[Exercise instructions] Look through the material that follows and show every line with the string "hipGetErrorString".

BEGIN

struct l2r_ctx {
    int device = 0;
    hipStream_t stream = nullptr;
    hipStream_t side[2] = {nullptr, nullptr};
    hipEvent_t ev_fork = nullptr, ev_join[2] = {nullptr, nullptr};

    int fast_grid = 0;
    int n_cu = 256, wg_per_cu = 4;
    int ablate = 0;
    int64_t seg_max = SEG_MAX;
    Pipeline want_pipe = Pipeline::tile;
    bool pipeline_forced = false;
    bool wide_direct = true;
    bool chunk_direct = true;
    bool tile_split = true;
    bool side_on = true;
    bool env_tile_anyway = false, env_launch_all = false;
    bool check_stages = false;
    bool env_stamps = false;
    int64_t tile_resident = 0;
    bool tile_starved = false;
    int64_t n_lb_fallback = 0;

    l2r_params prm;
    std::string anno_cache_dir;
    int anno_cache_state = 0;
    unsigned want = L2R_WANT_RESULTS | L2R_WANT_ACCEPTED;
    bool one_shot_upload = false;

    bool sorted = true;
    int reads_per_tile = TILE_THREADS;
    int64_t n_tiles = 0, n_tiles256 = 0;
    bool wide_cigar = false;
    bool many_exon_reads = false;
    bool slab_ok = false;
    bool have_index = false;
    float index_ms = 0.0f;
    DevBuf<SlotRec> slot_rec;
    DevBuf<TileStat> tile_stat; std::vector<TileStat> h_tile_stat;
    DevBuf<TileStat> sup_stat;
    DevBuf<uint16_t> sum_nn;
    DevBuf<uint32_t> tile_sbase, s_pre, s_loc, s_pl, cig_off32, tile_rec, tile_total, tile_xbase, tile_span;
    DevBuf<int32_t> dense_start, dense_end;
    DevBuf<uint32_t> slab_row;
    DevBuf<TileWin> tw;
    DevBuf<TileWin64> tw64; DevBuf<uint32_t> wide_list, chunk_list, list_cnt, tile_flags;
    DevBuf<unsigned long long> ovf_cursor;
    DevBuf<unsigned long long> lb_tile, lb_blk, lb_sup;
    DevBuf<uint32_t> fb_list;
    DevBuf<uint32_t> rest_list;

    Pipeline pipe = Pipeline::classic;
    bool prev_run_tile = false;
    uint32_t lc_flip = 0;
    uint32_t lb_flip = 0;
    RunFacts facts;
    int64_t inexact_tiles = -1;
    int64_t n_tx = 0, n_anno_exon = 0;
    DevBuf<TxHdr> hdr;
    DevBuf<int2> anno_ex;
    DevBuf<int64_t> anno_key;
    DevBuf<SiteEnt> sk_st, sk_en;
    DevBuf<uint32_t> sd_st, sd_en, sr_st;
    DevBuf<int32_t> tid_base; int32_t n_tid_dir = 0;
    DevBuf<uint32_t> key_dir; DevBuf<int32_t> kb_base; int32_t n_tid_key = 0;
    DevBuf<int32_t> j0;
    int64_t n_compact = 0, n_wide = 0;
    std::vector<int64_t> h_anno_key_raw;
    std::vector<int64_t> h_anno_key_pm;
    int64_t n_sj = 0;
    DevBuf<int32_t> sj_tid, sj_don, sj_acc, sj_uniq, sj_multi;
    DevBuf<int64_t> sj_key;
    DevBuf<int32_t> sj_cbase, sj_dbase; DevBuf<uint32_t> sj_cdir, sj_ddir; DevBuf<int4> sj_row; int32_t sj_ntid = 0;
// ... 124 lines not shown
        fail(-2, "[l2r_create] hipStreamCreate: %s", hipGetErrorString(e)); delete c; return nullptr;
    }
    int prio_lo = 0, prio_hi = 0;
    (void)hipDeviceGetStreamPriorityRange(&prio_lo, &prio_hi);
    for (int k = 0; k < 2; ++k)
        if (((e = hipStreamCreateWithPriority(&c->side[k], hipStreamNonBlocking, prio_hi)) != hipSuccess &&
             ((void)hipGetLastError(), e = hipStreamCreateWithFlags(&c->side[k], hipStreamNonBlocking)) != hipSuccess) ||
            (e = hipEventCreateWithFlags(&c->ev_join[k], hipEventDisableTiming)) != hipSuccess) {
            fail(-2, "[l2r_create] side stream: %s", hipGetErrorString(e)); l2r_destroy(c); return nullptr;
        }
    if ((e = hipEventCreateWithFlags(&c->ev_fork, hipEventDisableTiming)) != hipSuccess) { fail(-2, "[l2r_create] hipEventCreate: %s", hipGetErrorString(e)); l2r_destroy(c); return nullptr; }
    c->prm = l2r_params{3, 3, 50, 0, 0x7fffffff, 5, 0, 0, 1, 0, 0.80f};
    {
        hipDeviceProp_t prop;
        if (hipGetDeviceProperties(&prop, device) == hipSuccess && prop.multiProcessorCount > 0) c->n_cu = prop.multiProcessorCount;
        const char *e = getenv("L2R_WG_PER_CU");
        if (e && atoi(e) > 0) c->wg_per_cu = atoi(e);
        e = getenv("L2R_FAST_GRID");
        if (e && atoi(e) > 0) c->fast_grid = atoi(e);
        e = getenv("L2R_ABLATE");
        c->ablate = e ? atoi(e) : 0;
        c->check_stages = getenv("L2R_CHECK") != nullptr;
        e = getenv("L2R_SEG_MAX");
        if (e && atoll(e) >= 0) c->seg_max = atoll(e);
        e = getenv("L2R_ANNO_CACHE");
        if (e && *e) c->anno_cache_dir = e;
        e = getenv("L2R_WIDE_DIRECT");
        if (e) c->wide_direct = atoi(e) != 0;
        c->env_tile_anyway = getenv("L2R_TILE_ANYWAY") != nullptr; c->env_launch_all = getenv("L2R_LAUNCH_ALL") != nullptr;
        e = getenv("L2R_CHUNK_DIRECT");
        if (e) c->chunk_direct = atoi(e) != 0;
        e = getenv("L2R_TILE_SPLIT");
        if (e) c->tile_split = atoi(e) != 0;
        e = getenv("L2R_SIDE");
        if (e) c->side_on = atoi(e) != 0;
        c->env_stamps = getenv("L2R_STAMPS") != nullptr;
        e = getenv("L2R_PIPELINE");
        if (e) { c->want_pipe = !strcmp(e, "classic") ? Pipeline::classic : !strcmp(e, "slab") ? Pipeline::slab : Pipeline::tile; c->pipeline_forced = true; }
        {
            int per_cu = 0;
            if (hipOccupancyMaxActiveBlocksPerMultiprocessor(&per_cu, k_tile<3, false, false, false>, TILE_THREADS, 0) != hipSuccess) { (void)hipGetLastError(); per_cu = 0; }
            c->tile_resident = (int64_t)per_cu * c->n_cu;
            if ((int64_t)per_cu * c->n_cu < 8 * (int64_t)TILE_GROUP + 1 || getenv("L2R_TILE_STARVED")) c->tile_starved = true;
        }
    }
    return c;
}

END

[Expected answer]
        fail(-2, "[l2r_create] hipStreamCreate: %s", hipGetErrorString(e)); delete c; return nullptr;
            fail(-2, "[l2r_create] side stream: %s", hipGetErrorString(e)); l2r_destroy(c); return nullptr;
    if ((e = hipEventCreateWithFlags(&c->ev_fork, hipEventDisableTiming)) != hipSuccess) { fail(-2, "[l2r_create] hipEventCreate: %s", hipGetErrorString(e)); l2r_destroy(c); return nullptr; }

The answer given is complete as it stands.